Ace knew those were the ones who made the wrong decision and now their journey would take them to a most different destination. But she knew it was not her place to judge the final destination of anyone even though it certainly looked like it was a group who were now headed far from the presence of the Almighty.
“Albert, will I see you again?” Ace asked suddenly as the train pulled into the station and was slowing down to stop so the passengers could board.
“Most definitely! Now, you go on, lots of people are waiting for you as well as Our Father!” Albert joyfully replied. Putting her hand in the hand of the conductor who would help her aboard the Express.
The train pulled away and Albert waved and smiled as he watched through the windows of the car where Ace had settled. Indeed she had offered to help with one of the babies. Albert knew they would be to the next gate in no time at all.
“In no time at all Daddy?” Ace asked her daddy. She lay in a hospital bed with IV’s, monitors and oxygen attached to her, machines trying to make her comfortable, like the medicine they’d given her that made the pain seem far away.
Through his tears Ace’s dad spoke, his voice choked with tears. “In no time at all Baby.”

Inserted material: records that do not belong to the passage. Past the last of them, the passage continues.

__device__ __forceinline__ float fast_rcp(float x) {
    float y;
    asm("rcp.approx.ftz.f32 %0, %1;" : "=f"(y) : "f"(x));
    return y;
}
__device__ __forceinline__ float fast_sqrt(float x) {
    float y;
    asm("sqrt.approx.ftz.f32 %0, %1;" : "=f"(y) : "f"(x));
    return y;
}

template <int EPL, bool FULL>
__device__ __forceinline__ void features_ranked(const float (&v)[EPL], const float (&t)[EPL],
                                                const int (&rk)[EPL], int n_, float now, double decay,
                                                float log2_decay, const WarpScratch& sc, float (&out)[5]) {
    const int lane = lane_id();
    const int s0 = lane * EPL;
    const int n = FULL ? 32 * EPL : n_;
    float s = 0.f, tmax = -MLB_INF;
#pragma unroll
    for (int r = 0; r < EPL; r++) {
        const bool valid = FULL || s0 + r < n;
        s += valid ? v[r] : 0.f;
        tmax = valid ? fmaxf(tmax, t[r]) : tmax;
    }
    const float nf = (float)n;
    const float mean = warp_sum(s) / nf;
    tmax = f32_from_orderable(__reduce_max_sync(MLB_FULL, f32_orderable(tmax)));
    float s2 = 0.f, svw = 0.f;
#pragma unroll
    for (int r = 0; r < EPL; r++) {
        const bool valid = FULL || s0 + r < n;
        const float d = v[r] - mean;
        s2 += valid ? d * d : 0.f;
        const float w = valid ? fast_exp2(log2_decay * (tmax - t[r])) : 0.f;
        svw += valid ? v[r] * w : 0.f;
        const int pos = valid ? rk[r] : s0 + r;
        sc.vw[pos] = make_float2(v[r], w);
    }
    const float sd = fast_sqrt(warp_sum(s2) / nf);
    svw = warp_sum(svw);
    __syncwarp();
    float cum[EPL];
    float sw = 0.f;
#pragma unroll
    for (int r = 0; r < EPL; r += 2) {
        if constexpr (EPL == 1) {
            sw += sc.vw[s0].y;
            cum[0] = sw;
        } else {
            const float4 q = *reinterpret_cast<const float4*>(sc.vw + s0 + r);
            sw += q.y;
            cum[r] = sw;
            sw += q.w;
            cum[r + 1] = sw;
        }
    }
    const float incl = warp_scan_incl(sw, lane);
    const float W = __shfl_sync(MLB_FULL, incl, 31);
    const float mean_decay = svw * fast_rcp(W);
    const float rel = 0.9f * W - (incl - sw);
    int below = 0;
    float dmin = MLB_INF;
#pragma unroll
    for (int r = 0; r < EPL; r++) {
        const bool valid = FULL || s0 + r < n;
        below += (valid && cum[r] < rel) ? 1 : 0;
        dmin = valid ? fminf(dmin, fabsf(cum[r] - rel)) : dmin;
    }
    int idx = __reduce_add_sync(MLB_FULL, below);
    const uint32_t dmin_bits = __reduce_min_sync(MLB_FULL, __float_as_uint(dmin));
    if (__uint_as_float(dmin_bits) < MLB_WP_MARGIN * W) {
        SlotVals<EPL> tv;
        uint32_t packed = 0;
#pragma unroll
        for (int r = 0; r < EPL; r++) {
            tv.x[r] = t[r];
            packed |= (uint32_t)(rk[r] & 255) << (8 * r);
        }
        idx = weighted_index_exact<EPL>(tv, packed, n, tmax, now, decay, sc.vw);
    }
    idx = idx > n - 1 ? n - 1 : idx;
    const float vidx = (float)(n - 1) * (90.0f / 100.0f);
    const float fl = floorf(vidx);
    int lo = (int)fl, hi = lo + 1;
    if (vidx >= (float)(n - 1)) { lo = n - 1; hi = n - 1; }
    hi = hi > n - 1 ? n - 1 : hi;
    const float gamma = vidx - fl;
    const float a = sc.vw[lo].x, b = sc.vw[hi].x;
    const float p90_decay = sc.vw[idx].x;
    const float diff = __fsub_rn(b, a);
    float p90 = __fadd_rn(a, __fmul_rn(diff, gamma));
    if (gamma >= 0.5f) p90 = __fsub_rn(b, __fmul_rn(diff, __fsub_rn(1.0f, gamma)));
    __syncwarp();
    out[0] = mean;
    out[1] = p90;
    out[2] = sd;
    out[3] = mean_decay;
    out[4] = p90_decay;
}

template <int EPL>
__device__ __forceinline__ void features_sorted_epl(const float* __restrict__ vals, const float* __restrict__ tss,
                                                    uint8_t* __restrict__ ranks, int n, float now, double decay,
                                                    float log2_decay, const WarpScratch& sc, float (&out)[5]) {
    const int lane = lane_id();
    float v[EPL], t[EPL];
    int rk[EPL];
    load_slots<EPL>(vals, lane, v);
    load_slots<EPL>(tss, lane, t);
    ranks_full_sort<EPL>(v, n, rk, sc);
    if (ranks) store_ranks<EPL>(ranks, lane, rk);
    if (n == 32 * EPL)
        features_ranked<EPL, true>(v, t, rk, n, now, decay, log2_decay, sc, out);
    else
        features_ranked<EPL, false>(v, t, rk, n, now, decay, log2_decay, sc, out);
}

__device__ __forceinline__ float half_sum(float v) {
#pragma unroll
    for (int o = 8; o > 0; o >>= 1) v += __shfl_xor_sync(MLB_FULL, v, o, 16);
    return v;
}
__device__ __forceinline__ uint32_t half_reduce_add_u16(uint32_t x, int half) {
    const uint32_t both = __reduce_add_sync(MLB_FULL, half ? (x << 16) : x);
    return half ? (both >> 16) : (both & 0xffffu);
}
__device__ __forceinline__ uint32_t half_reduce_max(uint32_t x, int half) {
    const uint32_t m0 = __reduce_max_sync(MLB_FULL, half ? 0u : x);
    const uint32_t m1 = __reduce_max_sync(MLB_FULL, half ? x : 0u);
    return half ? m1 : m0;
}
__device__ __forceinline__ uint32_t half_reduce_min(uint32_t x, int half) {
    const uint32_t m0 = __reduce_min_sync(MLB_FULL, half ? 0xffffffffu : x);
    const uint32_t m1 = __reduce_min_sync(MLB_FULL, half ? x : 0xffffffffu);
    return half ? m1 : m0;
}

template <typename T>
__device__ __forceinline__ T pick8(const T (&x)[8], int sub) {
    const T a = (sub & 1) ? x[1] : x[0], b = (sub & 1) ? x[3] : x[2];
    const T c = (sub & 1) ? x[5] : x[4], d = (sub & 1) ? x[7] : x[6];
    const T lo = (sub & 2) ? b : a, hi = (sub & 2) ? d : c;
    return (sub & 4) ? hi : lo;
}

__device__ __forceinline__ void rank_replace_one_h16(const float (&v)[8], uint32_t (&rkp)[2], int c, int hl,
                                                     int half) {
    const int sub = c & 7, lc = c >> 3;
    const float x = __shfl_sync(MLB_FULL, pick8(v, sub), lc, 16) + 0.0f;
    const uint32_t wsel = (sub & 4) ? rkp[1] : rkp[0];
    const uint32_t r_old = (__shfl_sync(MLB_FULL, wsel, lc, 16) >> (8 * (sub & 3))) & 255u;
    const uint32_t xb = __float_as_uint(x);
    const float xup = __uint_as_float((xb >> 31) ? xb - 1u : xb + 1u);
    const int dl = c - hl * 8;
    uint32_t bef0 = 0, bef1 = 0;
#pragma unroll
    for (int r = 0; r < 4; r++) {
        bef0 |= v[r] < (r == dl ? x : xup) ? (1u << (8 * r)) : 0u;
        bef1 |= v[r + 4] < (r + 4 == dl ? x : xup) ? (1u << (8 * r)) : 0u;
    }
    const uint32_t r_new = half_reduce_add_u16((uint32_t)(__popc(bef0) + __popc(bef1)), half);
    const uint32_t rep = (r_old + 1u) * 0x01010101u;
    rkp[0] = rkp[0] - ((((rkp[0] | 0x80808080u) - rep) >> 7) & 0x01010101u) + (bef0 ^ 0x01010101u);
    rkp[1] = rkp[1] - ((((rkp[1] | 0x80808080u) - rep) >> 7) & 0x01010101u) + (bef1 ^ 0x01010101u);
    if (hl == lc) {
        const int sh = 8 * (sub & 3);
        if (sub & 4) rkp[1] = (rkp[1] & ~(255u << sh)) | (r_new << sh);
        else rkp[0] = (rkp[0] & ~(255u << sh)) | (r_new << sh);
    }
}

__device__ __forceinline__ bool features_full_h16(const float (&v)[8], const float (&t)[8], const uint32_t (&rkp)[2],
                                                  float log2_decay, float2* vw, int hl, int half,
                                                  float (&out)[5]) {
    const float s = ((v[0] + v[1]) + (v[2] + v[3])) + ((v[4] + v[5]) + (v[6] + v[7]));
    const float tm = fmaxf(fmaxf(fmaxf(t[0], t[1]), fmaxf(t[2], t[3])), fmaxf(fmaxf(t[4], t[5]), fmaxf(t[6], t[7])));
    const float mean = half_sum(s) * (1.0f / 128.0f);
    const float tmax = f32_from_orderable(half_reduce_max(f32_orderable(tm), half));
    float s2 = 0.f, svw = 0.f;
#pragma unroll
    for (int r = 0; r < 8; r++) {
        const float dv = v[r] - mean;
        s2 += dv * dv;
        const float w = fast_exp2(log2_decay * (tmax - t[r]));
        svw += v[r] * w;
        const uint32_t pos = (rkp[r >> 2] >> (8 * (r & 3))) & 255u;
        vw[((pos & 7u) << 4) | (pos >> 3)] = make_float2(v[r], w);
    }
    const float sd = fast_sqrt(half_sum(s2) * (1.0f / 128.0f));
    svw = half_sum(svw);
    __syncwarp();
    float cum[8];
    float sw = 0.f;
#pragma unroll
    for (int r = 0; r < 8; r++) {
        sw += vw[r * 16 + hl].y;
        cum[r] = sw;
    }
    float incl = sw;
#pragma unroll
    for (int o = 1; o < 16; o <<= 1) {
        const float y = __shfl_up_sync(MLB_FULL, incl, o, 16);
        if (hl >= o) incl += y;
    }
    const float W = __shfl_sync(MLB_FULL, incl, 15, 16);
    const float mean_decay = svw * fast_rcp(W);
    const float rel = 0.9f * W - (incl - sw);
    int below = 0;
    float dmin = MLB_INF;
#pragma unroll
    for (int r = 0; r < 8; r++) {
        below += cum[r] < rel ? 1 : 0;
        dmin = fminf(dmin, fabsf(cum[r] - rel));
    }
    int idx = (int)half_reduce_add_u16((uint32_t)below, half);
    const uint32_t dmin_bits = half_reduce_min(__float_as_uint(dmin), half);
    const bool ok = !(__uint_as_float(dmin_bits) < MLB_WP_MARGIN * W);
    idx = idx > 127 ? 127 : idx;
    const float vidx = 127.0f * (90.0f / 100.0f);
    const float fl = floorf(vidx);
    const int lo = (int)fl, hi = lo + 1;
    const float gamma = vidx - fl;
    const float a = vw[((lo & 7) << 4) | (lo >> 3)].x, b = vw[((hi & 7) << 4) | (hi >> 3)].x;
    const float p90_decay = vw[((idx & 7) << 4) | (idx >> 3)].x;
    const float diff = __fsub_rn(b, a);
    float p90 = __fadd_rn(a, __fmul_rn(diff, gamma));
    if (gamma >= 0.5f) p90 = __fsub_rn(b, __fmul_rn(diff, __fsub_rn(1.0f, gamma)));
    __syncwarp();
    out[0] = mean;
    out[1] = p90;
    out[2] = sd;
    out[3] = mean_decay;
    out[4] = p90_decay;
    return ok;
}

__device__ __forceinline__ void rank_update_h16(const float (&v)[8], uint32_t (&rkp)[2], uint32_t list, int nchg,
                                                int n_old, int hl, int half) {
    const int s0 = hl * 8;
    uint32_t pm0 = 0, pm1 = 0;
#pragma unroll
    for (int r = 0; r < 4; r++) {
        pm0 |= (s0 + r < n_old) ? (1u << (8 * r)) : 0u;
        pm1 |= (s0 + 4 + r < n_old) ? (1u << (8 * r)) : 0u;
    }
#pragma unroll 1
    for (int k = 0; k < 3; k++) {
        const int c = (list >> (7 * k)) & 127;
        const bool rem = k < nchg && c < n_old;
        if (!__any_sync(MLB_FULL, rem)) continue;
        const int sub = c & 7, lc = c >> 3;
        const uint32_t wsel = (sub & 4) ? rkp[1] : rkp[0];
        const uint32_t r_old = (__shfl_sync(MLB_FULL, wsel, lc, 16) >> (8 * (sub & 3))) & 255u;
        const uint32_t rep = ((r_old & 127u) + 1u) * 0x01010101u;
        const uint32_t g0 = ((((rkp[0] | 0x80808080u) - rep) >> 7) & pm0);
        const uint32_t g1 = ((((rkp[1] | 0x80808080u) - rep) >> 7) & pm1);
        if (rem) {
            rkp[0] -= g0;
            rkp[1] -= g1;
            if (hl == lc) {
                if (sub & 4) pm1 &= ~(1u << (8 * (sub & 3))); else pm0 &= ~(1u << (8 * (sub & 3)));
            }
        }
    }
#pragma unroll 1
    for (int k = 0; k < 3; k++) {
        const bool ins = k < nchg;
        if (!__any_sync(MLB_FULL, ins)) break;
        const int c = (list >> (7 * k)) & 127;
        const int sub = c & 7, lc = c >> 3;
        const float x = __shfl_sync(MLB_FULL, pick8(v, sub), lc, 16) + 0.0f;
        const uint32_t xb = __float_as_uint(x);
        const float xup = __uint_as_float((xb >> 31) ? xb - 1u : xb + 1u);
        uint32_t bef0 = 0, bef1 = 0;
#pragma unroll
        for (int r = 0; r < 4; r++) {
            bef0 |= v[r] < xup ? (1u << (8 * r)) : 0u;
            bef1 |= v[r + 4] < xup ? (1u << (8 * r)) : 0u;
        }
        const uint32_t r_new = half_reduce_add_u16((uint32_t)(__popc(bef0 & pm0) + __popc(bef1 & pm1)), half);
        if (ins) {
            rkp[0] += ~bef0 & pm0;
            rkp[1] += ~bef1 & pm1;
            if (hl == lc) {
                const int sh = 8 * (sub & 3);
                if (sub & 4) { rkp[1] = (rkp[1] & ~(255u << sh)) | (r_new << sh); pm1 |= 1u << sh; }
                else { rkp[0] = (rkp[0] & ~(255u << sh)) | (r_new << sh); pm0 |= 1u << sh; }
            }
        }
    }
}

__device__ __forceinline__ bool features_any_h16(const float (&v)[8], const float (&t)[8], const uint32_t (&rkp)[2],
                                                 int n, float log2_decay, float2* vw, int hl, int half,
                                                 float (&out)[5]) {
    const int s0 = hl * 8;
    float s = 0.f, tm = -MLB_INF;
#pragma unroll
    for (int r = 0; r < 8; r++) {
        const bool valid = s0 + r < n;
        s += valid ? v[r] : 0.f;
        tm = valid ? fmaxf(tm, t[r]) : tm;
    }
    const float nf = (float)n;
    const float mean = half_sum(s) / nf;
    const float tmax = f32_from_orderable(half_reduce_max(f32_orderable(tm), half));
    float s2 = 0.f, svw = 0.f;
#pragma unroll
    for (int r = 0; r < 8; r++) {
        const bool valid = s0 + r < n;
        const float dv = v[r] - mean;
        s2 += valid ? dv * dv : 0.f;
        const float w = valid ? fast_exp2(log2_decay * (tmax - t[r])) : 0.f;
        svw += valid ? v[r] * w : 0.f;
        const uint32_t pos = valid ? ((rkp[r >> 2] >> (8 * (r & 3))) & 127u) : (uint32_t)(s0 + r);
        vw[((pos & 7u) << 4) | (pos >> 3)] = make_float2(v[r], w);
    }
    const float sd = fast_sqrt(half_sum(s2) / nf);
    svw = half_sum(svw);
    __syncwarp();
    float cum[8];
    float sw = 0.f;
#pragma unroll
    for (int r = 0; r < 8; r++) {
        sw += vw[r * 16 + hl].y;
        cum[r] = sw;
    }
    float incl = sw;
#pragma unroll
    for (int o = 1; o < 16; o <<= 1) {
        const float y = __shfl_up_sync(MLB_FULL, incl, o, 16);
        if (hl >= o) incl += y;
    }
    const float W = __shfl_sync(MLB_FULL, incl, 15, 16);
    const float mean_decay = svw * fast_rcp(W);
    const float rel = 0.9f * W - (incl - sw);
    int below = 0;
    float dmin = MLB_INF;
#pragma unroll
    for (int r = 0; r < 8; r++) {
        const bool valid = s0 + r < n;
        below += (valid && cum[r] < rel) ? 1 : 0;
        dmin = valid ? fminf(dmin, fabsf(cum[r] - rel)) : dmin;
    }
    int idx = (int)half_reduce_add_u16((uint32_t)below, half);
    const uint32_t dmin_bits = half_reduce_min(__float_as_uint(dmin), half);
    const bool ok = !(__uint_as_float(dmin_bits) < MLB_WP_MARGIN * W);
    idx = idx > n - 1 ? n - 1 : idx;
    const float vidx = (float)(n - 1) * (90.0f / 100.0f);
    const float fl = floorf(vidx);
    int lo = (int)fl, hi = lo + 1;
    if (vidx >= (float)(n - 1)) { lo = n - 1; hi = n - 1; }
    hi = hi > n - 1 ? n - 1 : hi;
    const float gamma = vidx - fl;
    const float a = vw[((lo & 7) << 4) | (lo >> 3)].x, b = vw[((hi & 7) << 4) | (hi >> 3)].x;
    const float p90_decay = vw[((idx & 7) << 4) | (idx >> 3)].x;
    const float diff = __fsub_rn(b, a);
    float p90 = __fadd_rn(a, __fmul_rn(diff, gamma));
    if (gamma >= 0.5f) p90 = __fsub_rn(b, __fmul_rn(diff, __fsub_rn(1.0f, gamma)));
    __syncwarp();
    out[0] = mean;
    out[1] = p90;
    out[2] = sd;
    out[3] = mean_decay;
    out[4] = p90_decay;
    return ok;
}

Ace’s mommy stood behind her husband and tears streamed down her cheeks unrestrained. “I’m glad you told us…about…where you’re going Candace…”
“You can come too Mommy.”
“I know and I will. Are you hurting sweetheart?”
But Ace didn’t answer, it seemed her parents were fading away and with them a light was filling the room. There were shadows in the light before they came into focus and Ace could see she was looking in the door of the station.
She was going home in no time at all.
The End
Losing a child at any age is heart wrenching to parents. Ace is a fictional character, as are all the people in this story. But the reality of not putting off the decision about your eternal home is very real.